Mulheres comemoram nas ruas após aprovação da legalização do aborto na Câmara da Argentina: o verde ficou conhecido como a cor do movimento "pró-escolha" no país (RONALDO SCHEMIDT/AFP)
Carolina Riveira
Publicado em 12 de dezembro de 2020 às 16h19.
Última atualização em 30 de dezembro de 2020 às 13h16.
A Argentina aprovou na madrugada desta quarta-feira a legalização do aborto no país, após o texto passar no Senado. A nova lei veio de um decreto enviado pessoalmente pelo presidente de centro-esquerda Alberto Fernández e que já havia sido aprovado na Câmara.
O país já havia tentado aprovar uma legislação parecida há dois anos, mas o texto havia sido barrado justamente no Senado. Desta vez, com alguns senadores mudando o voto desde então, a Argentina se juntou a um grupo composto majoritariamente por países desenvolvidos da América do Norte, da Europa e da Oceania que já têm leis abrangentes com relação ao aborto.
Ao todo, cerca de 59% das mulheres no mundo vive em países cujas legislações preveem a interrupção da gravidez em circunstâncias mais amplas, segundo a organização não-governamental Center for Reproductive Rights, em estudo feito antes das mudanças na lei argentina.
Segundo a Organização Mundial da Saúde, 23.000 mulheres morrem todos os anos de abortos inseguros e outras dezenas de milhares sofrem com complicações de saúde posteriores ao procedimento. Mais de 90% dos abortos inseguros foram feitos em países em desenvolvimento na África, Ásia e América Latina.
Na América do Sul, três países têm leis mais permissivas com relação ao aborto, segundo a classificação do Center for Reproductive Rights. São eles: Guiana, Guiana Francesa e, mais recentemente, o Uruguai.

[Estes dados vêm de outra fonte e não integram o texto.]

__device__ bool wave_snapshot(const DS &d, uint32_t ol, uint32_t o, MsgDesc &out) {
    uint32_t slot = 0;
    if (lane_id() == 0) slot = atomicAdd(d.dense_cur, 1u);
    slot = (uint32_t)__builtin_amdgcn_readlane((int)slot, 0);
    out.kind = 2; out.len = 0; out.off_lo = out.off_hi = 0;
    if (slot >= d.dense_cap) {
        if (lane_id() == 0) atomicOr(d.err, E_DENSE);
        return false;
    }
    const uint4 *src = (const uint4 *)(d.mw + (size_t)ol * d.NP);
    uint4 *dst = (uint4 *)(d.dense + (size_t)slot * d.NP);
    int known = 0;
    const uint32_t n4 = d.NP / 4;
    for (uint32_t i = lane_id(); i < n4; i += 64 * SNAP_MB) {
        uint4 v[SNAP_MB];
#pragma unroll
// ... 1017 lines not shown
    const uint32_t i = blockIdx.x * blockDim.x + threadIdx.x;
    if (i >= *defer_cnt || eq[i]) return;
    atomicAdd(cnt + 1, 1u);
    const uint4 e = defer[i];
    if (e.x & 0x80000000u) list[atomicAdd(cnt, 1u)] = d.NL + e.y;
    const uint32_t ri = e.x & 0x7FFFFFFFu, sender = phase == 1 ? ri / d.K : ri;
    const uint32_t z = lazy_slot(e.z, sS, sender);
    if ((e.w & 0x80000000u) && !(z & 0x80000000u) && z < d.dense_cap)
        list[atomicAdd(cnt, 1u)] = d.NL + z;
}

__global__ void k_build_jobs(DS d, const uint32_t *counts, const uint32_t *offs, const uint32_t *vals,
                             uint8_t *fsflag) {
    const uint32_t u = blockIdx.x * blockDim.x + threadIdx.x, ol = u;
    if (u >= d.NL) return;
    for (uint32_t w = 0; w < counts[u]; w++) {
        const uint32_t p = offs[u] + w;
        if (!fsflag[p]) continue;
        fsflag[p] = 0;
        if (d.njobs[ol] < d.maxjobs) d.jobs[(size_t)ol * d.maxjobs + d.njobs[ol]++] = vals[p];
        else ctr_add(d, C_RFS_OMITTED, 1ull);
    }
}

__global__ void k_resp(DS d, const int32_t *tgt, const uint8_t *failed, const MsgDesc *sdesc, const MsgDesc *rdesc,
                       uint32_t r) {
    const uint32_t ol = wave_gid();
    if (ol >= d.NL) return;
    if (tgt[ol] < 0 || failed[ol]) return;
    const uint32_t o = d.lo + ol;
    RowPre p = row_pre(d, ol);
    const uint32_t now = wave_clock(d, o, r);
    const MsgDesc sd = sdesc[o], rd = rdesc[o];
    uint4 rec0[MB];
    merge_first(d, rd, rec0);
    wave_bump_pre(d, ol, sd, p);
    if (rd.kind != 0 || rd.len)
        wave_merge_msg_pre(d, ol, o, rd, now, now, 1, p, C_X_DENSE_RESP, rec0);
    if (lane_id() == 0) {
        ctr_add(d, C_PINGS_OK, 1ull);
        if (sd.kind == 0) ctr_add(d, C_X_BUMPED, (unsigned long long)sd.len);
    }
}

Nestes países, a mãe pode escolher não ter a criança, mesmo caso a gravidez não represente riscos diretos à saúde.
Outros lugares, como Bolívia, Equador, Peru e Colômbia, usam critérios de saúde na América do Sul, regra que a própria Argentina também usava antes (a legislação de aborto no país datava de 1921).

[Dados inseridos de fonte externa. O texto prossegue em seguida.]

template <int AMODE, int NT, bool SPLIT, bool GLDS = false, bool SIMPLE = false>
__global__ void __launch_bounds__(SG_THREADS) k_sd_gemm(const CnerfSdGemm g, float *__restrict__ partial, uint32_t k_tiles_per_split) {
    constexpr int BN = 64 * NT;
    constexpr int MT = 2, BM = SG_BM;
    constexpr int CB = BN * 8 / SG_THREADS;
    constexpr uint32_t STAGE = sg_stage_halfs(BN);
    extern __shared__ __attribute__((aligned(16))) unsigned char sg_lds[];
    _Float16 *lds = reinterpret_cast<_Float16 *>(sg_lds);
    const uint32_t tid = threadIdx.x, lane = tid & 63, wave = tid >> 6, hi = lane >> 5, li = lane & 31;
    const uint32_t wm = wave >> 1, wn = wave & 1;
    const uint32_t m0 = blockIdx.x * BM, n0 = blockIdx.y * BN;
    uint32_t z = 0, split = 0;
    if (SPLIT) split = blockIdx.z; else z = blockIdx.z;
    const uint32_t zo = z / g.batch_inner, zi = z - zo * g.batch_inner;
    const _Float16 *A = reinterpret_cast<const _Float16 *>(g.A) + g.sa_o * zo + g.sa_i * zi;
    const _Float16 *B = reinterpret_cast<const _Float16 *>(g.B) + g.sb_o * zo + g.sb_i * zi;

    const uint32_t arow = tid >> 1, ak = (tid & 1) * 32;
    const uint32_t brow = tid / (8 / CB), bk = (tid % (8 / CB)) * CB * 8;
    const _Float16 *abase;
    int32_t oh_s = 0, ow_s = 0;
    bool a_valid;
    {
        const uint32_t m = m0 + arow;
        a_valid = m < g.M;
        if (AMODE == 0) abase = A + (size_t)m * g.lda;
        else {
            const uint32_t hw = g.H_out * g.W_out;
            const uint32_t img = m / hw, rem = m - img * hw, oh = rem / g.W_out, ow = rem - oh * g.W_out;
            abase = A + (size_t)img * g.H_in * g.W_in * g.Cin;
            oh_s = (int32_t)(oh * g.stride) - (int32_t)g.pad_t;
            ow_s = (int32_t)(ow * g.stride) - (int32_t)g.pad_l;
        }
    }
    const uint32_t nrow = n0 + brow;
    const bool b_valid = nrow < g.N;
    const _Float16 *bbase = B + (size_t)nrow * g.ldb;

    const uint32_t n_ktiles = (g.K + SG_BK - 1) / SG_BK;
    uint32_t kt0 = 0, kt1 = n_ktiles;
    if (SPLIT) { kt0 = split * k_tiles_per_split; kt1 = min(kt0 + k_tiles_per_split, n_ktiles); }

    uint32_t t_kh = 0, t_kw = 0, t_c0 = 0;
    if (AMODE == 2) {
        const uint32_t tap = (kt0 * SG_BK) / g.Cin;
        t_c0 = kt0 * SG_BK - tap * g.Cin;
        t_kh = tap / g.KW;
        t_kw = tap - t_kh * g.KW;
    }

    sd_f16v acc[MT][NT];
#pragma unroll
    for (int i = 0; i < MT; i++)
#pragma unroll
        for (int j = 0; j < NT; j++)
#pragma unroll
            for (int r = 0; r < 16; r++) acc[i][j][r] = 0.0f;

    if constexpr (!GLDS) {
        uint4 sa[4], sb[CB];
        auto fetch = [&](uint32_t kt) __attribute__((always_inline)) {
            const uint32_t k = kt * SG_BK;
            if (AMODE == 0) {
    #pragma unroll
                for (int c = 0; c < 4; c++) sa[c] = (a_valid && k + ak + 8 * c < g.K) ? *reinterpret_cast<const uint4 *>(abase + k + ak + 8 * c) : make_uint4(0, 0, 0, 0);
            } else if (AMODE == 2) {
// ... 38 lines not shown
        __syncthreads();
        for (uint32_t kt = kt0; kt < kt1; kt++) {
            const uint32_t stage = (kt - kt0) & 1;
            if (kt + 1 < kt1) fetch(kt + 1);
            const _Float16 *sA = lds + stage * STAGE, *sB = sA + SG_BM * SG_LDK;
    #pragma unroll
            for (int s = 0; s < SG_BK / 16; s++) {
                sd_h8 a[2], b[NT];
    #pragma unroll
                for (int i = 0; i < 2; i++) a[i] = *reinterpret_cast<const sd_h8 *>(sA + (wm * 64 + i * 32 + li) * SG_LDK + s * 16 + 8 * hi);
    #pragma unroll
                for (int j = 0; j < NT; j++) b[j] = *reinterpret_cast<const sd_h8 *>(sB + (wn * 32 * NT + j * 32 + li) * SG_LDK + s * 16 + 8 * hi);
    #pragma unroll
                for (int i = 0; i < 2; i++)
    #pragma unroll
                    for (int j = 0; j < NT; j++) acc[i][j] = __builtin_amdgcn_mfma_f32_32x32x16_f16(a[i], b[j], acc[i][j], 0, 0, 0);
            }
            if (kt + 1 < kt1) commit(stage ^ 1);
            __syncthreads();
        }


    } else {
        constexpr uint32_t GSTAGE = (BM + BN) * SG_BK * 2;
        constexpr int RA = BM / 32;
        constexpr int RB = BN / 32;
        const uint32_t grow = tid >> 3, gch = tid & 7u;
        constexpr uint32_t OOB = 0xFFFFFF00u;
        const uint32_t a_batch = AMODE == 0 ? 1u : g.M / (g.H_out * g.W_out);
        const uint32_t a_bytes = AMODE == 0 ? (uint32_t)(((size_t)(g.M - 1) * g.lda + g.K) * 2) : (uint32_t)((size_t)a_batch * g.H_in * g.W_in * g.Cin * 2);
        const uint32_t b_bytes = (uint32_t)(((size_t)(g.N - 1) * g.ldb + g.K) * 2);
        const __amdgpu_buffer_rsrc_t rsA = __builtin_amdgcn_make_buffer_rsrc(const_cast<_Float16 *>(A), 0, a_bytes, 0x00020000);
        const __amdgpu_buffer_rsrc_t rsB = __builtin_amdgcn_make_buffer_rsrc(const_cast<_Float16 *>(B), 0, b_bytes, 0x00020000);
        constexpr bool simple = SIMPLE;
        const uint32_t wave_u = __builtin_amdgcn_readfirstlane(wave);
        uint32_t a_off[RA];
        int32_t a_oh[RA], a_ow[RA];
        bool a_ok[RA];
        const uint32_t a_sc0 = sg_swz(grow, gch) * 8;
#pragma unroll
        for (int r = 0; r < RA; r++) {
            const uint32_t row = 32 * r + grow, m = m0 + row;
            a_ok[r] = m < g.M;
            a_oh[r] = a_ow[r] = 0;
            const uint32_t mm = a_ok[r] ? m : 0;
            if (AMODE == 0) a_off[r] = (mm * g.lda + a_sc0) * 2;
            else {
                const uint32_t hw = g.H_out * g.W_out;
                const uint32_t img = mm / hw, rem = mm - img * hw, oh = rem / g.W_out, ow = rem - oh * g.W_out;
                a_oh[r] = (int32_t)(oh * g.stride) - (int32_t)g.pad_t;
                a_ow[r] = (int32_t)(ow * g.stride) - (int32_t)g.pad_l;
                a_off[r] = ((img * g.H_in + (uint32_t)a_oh[r]) * g.W_in + (uint32_t)a_ow[r]) * g.Cin * 2 + a_sc0 * 2;
                if (!simple) a_off[r] = img * g.H_in * g.W_in * g.Cin * 2 + a_sc0 * 2;
            }
        }
        uint32_t b_off[RB];
#pragma unroll
        for (int r = 0; r < RB; r++) {
            const uint32_t row = 32 * r + grow, n = n0 + row;
            b_off[r] = n < g.N ? (n * g.ldb + sg_swz(row, gch) * 8) * 2 : OOB;
        }
        uint32_t i_k = 0, i_tap = 0;
        unsigned char *i_sA = sg_lds, *i_sB = sg_lds;
        bool i_kin = true;
        auto issue_begin = [&](uint32_t kt, uint32_t stage) __attribute__((always_inline)) {
            i_k = kt * SG_BK;
            i_sA = sg_lds + (size_t)stage * GSTAGE;
            i_sB = i_sA + BM * SG_BK * 2;
            i_kin = i_k + a_sc0 < g.K;
            i_tap = AMODE == 2 ? ((t_kh * g.W_in + t_kw) * g.Cin + t_c0) * 2 : i_k * 2;
        };
        auto issue_round = [&](int q) __attribute__((always_inline)) {
            if (q < RA) {
                const int r = q;
                uint32_t voff;
                if (AMODE == 0) {
                    voff = (a_off[r] + i_tap) | ((a_ok[r] && i_kin) ? 0u : OOB);
                } else if (simple) {
                    const bool ok = a_ok[r] && (uint32_t)(a_oh[r] + (int32_t)t_kh) < g.H_in && (uint32_t)(a_ow[r] + (int32_t)t_kw) < g.W_in;
                    voff = (a_off[r] + i_tap) | (ok ? 0u : OOB);
                } else {
                    uint32_t ih = 0, iw = 0;
                    const bool ok = a_ok[r] && sg_coord(a_oh[r] + (int32_t)t_kh, g.tstride, g.ups, g.H_in, ih) &&
                                    sg_coord(a_ow[r] + (int32_t)t_kw, g.tstride, g.ups, g.W_in, iw);
                    voff = ok ? a_off[r] + ((ih * g.W_in + iw) * g.Cin + t_c0) * 2 : OOB;
                }
                __builtin_amdgcn_raw_ptr_buffer_load_lds(rsA, (__attribute__((address_space(3))) void *)(i_sA + (32 * r + 8 * wave_u) * 128), 16, voff, 0, 0, 0);
            } else {
                const int r = q - RA;
                const uint32_t voff = b_off[r] | (i_kin ? 0u : OOB);
                __builtin_amdgcn_raw_ptr_buffer_load_lds(rsB, (__attribute__((address_space(3))) void *)(i_sB + (32 * r + 8 * wave_u) * 128), 16, voff, i_k * 2, 0, 0);
            }
        };
        auto issue_end = [&]() __attribute__((always_inline)) {
            if (AMODE == 2) {
                t_c0 += SG_BK;
                if (t_c0 >= g.Cin) {
                    t_c0 = 0;
                    if (++t_kw == g.KW) { t_kw = 0; ++t_kh; }
                }
            }
        };
        auto issue = [&](uint32_t kt, uint32_t stage) __attribute__((always_inline)) {
            issue_begin(kt, stage);
#pragma unroll
            for (int q = 0; q < RA + RB; q++) issue_round(q);
            issue_end();
        };
        uint32_t a_rd[MT][4], b_rd[NT][4];
#pragma unroll
        for (int s2 = 0; s2 < 4; s2++) {
#pragma unroll
            for (int i = 0; i < MT; i++) {
                const uint32_t row = wm * 32 * MT + i * 32 + li;
                a_rd[i][s2] = row * 128 + sg_swz(row, 2 * s2 + hi) * 16;
            }
#pragma unroll
            for (int j = 0; j < NT; j++) {
                const uint32_t row = wn * 32 * NT + j * 32 + li;
                b_rd[j][s2] = row * 128 + sg_swz(row, 2 * s2 + hi) * 16;
            }
        }
        if (kt0 < kt1) issue(kt0, 0);
        asm volatile("s_waitcnt vmcnt(0)" ::: "memory");
        __syncthreads();
        for (uint32_t kt = kt0; kt < kt1; kt++) {
            const uint32_t stage = (kt - kt0) & 1;
            if (kt + 1 < kt1) issue(kt + 1, stage ^ 1);
            const unsigned char *sA = sg_lds + (size_t)stage * GSTAGE, *sB = sA + BM * SG_BK * 2;
            sd_h8 a[2][MT], b[2][NT];
// ... 399 lines not shown
        }
    }
    const float mean = cn_wave_sum(sum) / (float)g.N;
    float sq = 0.0f;
#pragma unroll
    for (int c = 0; c < CPL; c++)
        if (lane + 64 * c < nchunks) {
#pragma unroll
            for (int e = 0; e < 8; e++) { const float d = v[c][e] - mean; sq += d * d; }
        }
    const float rstd = rsqrtf(cn_wave_sum(sq) / (float)g.N + g.ln_eps);
#pragma unroll
    for (int c = 0; c < CPL; c++) {
        const uint32_t col = lane + 64 * c;
        if (col < nchunks) {
            sd_h8 o;
#pragma unroll
            for (int e = 0; e < 8; e++) o[e] = (_Float16)((v[c][e] - mean) * rstd * g.ln_gamma[col * 8 + e] + g.ln_beta[col * 8 + e]);
            *reinterpret_cast<sd_h8 *>(reinterpret_cast<_Float16 *>(g.ln_out) + (size_t)m * g.N + col * 8) = o;
        }
    }
}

Os critérios podem variar desde a saúde mental da mãe até eventuais doenças na mãe e no feto. A Organização Mundial da Saúde recomenda que, se um país decidir adotar critérios de saúde, devem ser levados em conta não só a saúde física, mas também psicológica dos envolvidos.
Por fim, o Brasil, a Venezuela, o Paraguai e o Chile estão entre os com a segunda legislação mais proibitiva do mundo: o aborto só pode ocorrer no caso de risco direto e comprovado à vida da mãe -- ou caso a mãe seja vítima de violência sexual, exceção estabelecida, por exemplo, na legislação do Brasil.
Por fim, as legislações mais proibitivas são as que proíbem aborto em quaisquer circunstâncias, mesmo caso a mãe seja violentada. Na América do Sul, é caso somente do Suriname. Globalmente, estão nessa lista diversos países da África (como o Egito), alguns da América Central (como a Nicarágua), o Iraque e as Filipinas.
Alguns países, como Índia, Reino Unido e alguns países da África, não autorizam um aborto automaticamente segundo a vontade da mãe, mas analisam outros critérios antes de conceder autorização, como a situação socioeconômica e financeira da família.
Em países onde os estados têm maior autonomia para decidir suas leis, como os Estados Unidos ou a Austrália, há ainda legislações diferentes a depender do estado.
Nos Estados Unidos, apesar de leis específicas com restrições em alguns estados, o aborto legal é tido como um direito em todo o território desde uma decisão da Suprema Corte em 1973, no histórico caso batizado de Roe vs. Wade. Essa decisão é até hoje contestada pelo campo conservador e foi um dos pontos que o presidente americano Donald Trump afirmou que gostaria de mudar ao indicar a juíza conservadora Amy Barrett para uma vaga na Suprema Corte neste ano.
O Brasil não tem uma lei que permite a interrupção da gravidez por decisão da mãe. A legislação sobre o tema vem do Código Penal de 1940, que criminaliza o aborto, com penas previstas de três a dez anos de detenção. Há exceções na lei para quem realizar o procedimento em dois casos: gravidez decorrente de estupro e risco à vida da mãe.
Há, ainda, a permissão do aborto para o caso de anencefalia do feto, que foi incluído neste rol após uma decisão do Supremo Tribunal Federal (STF).
(Com Clara Cerioni)
*A matéria foi atualizada em 30 de dezembro de 2020, para incluir a aprovação da nova lei do aborto na Argentina.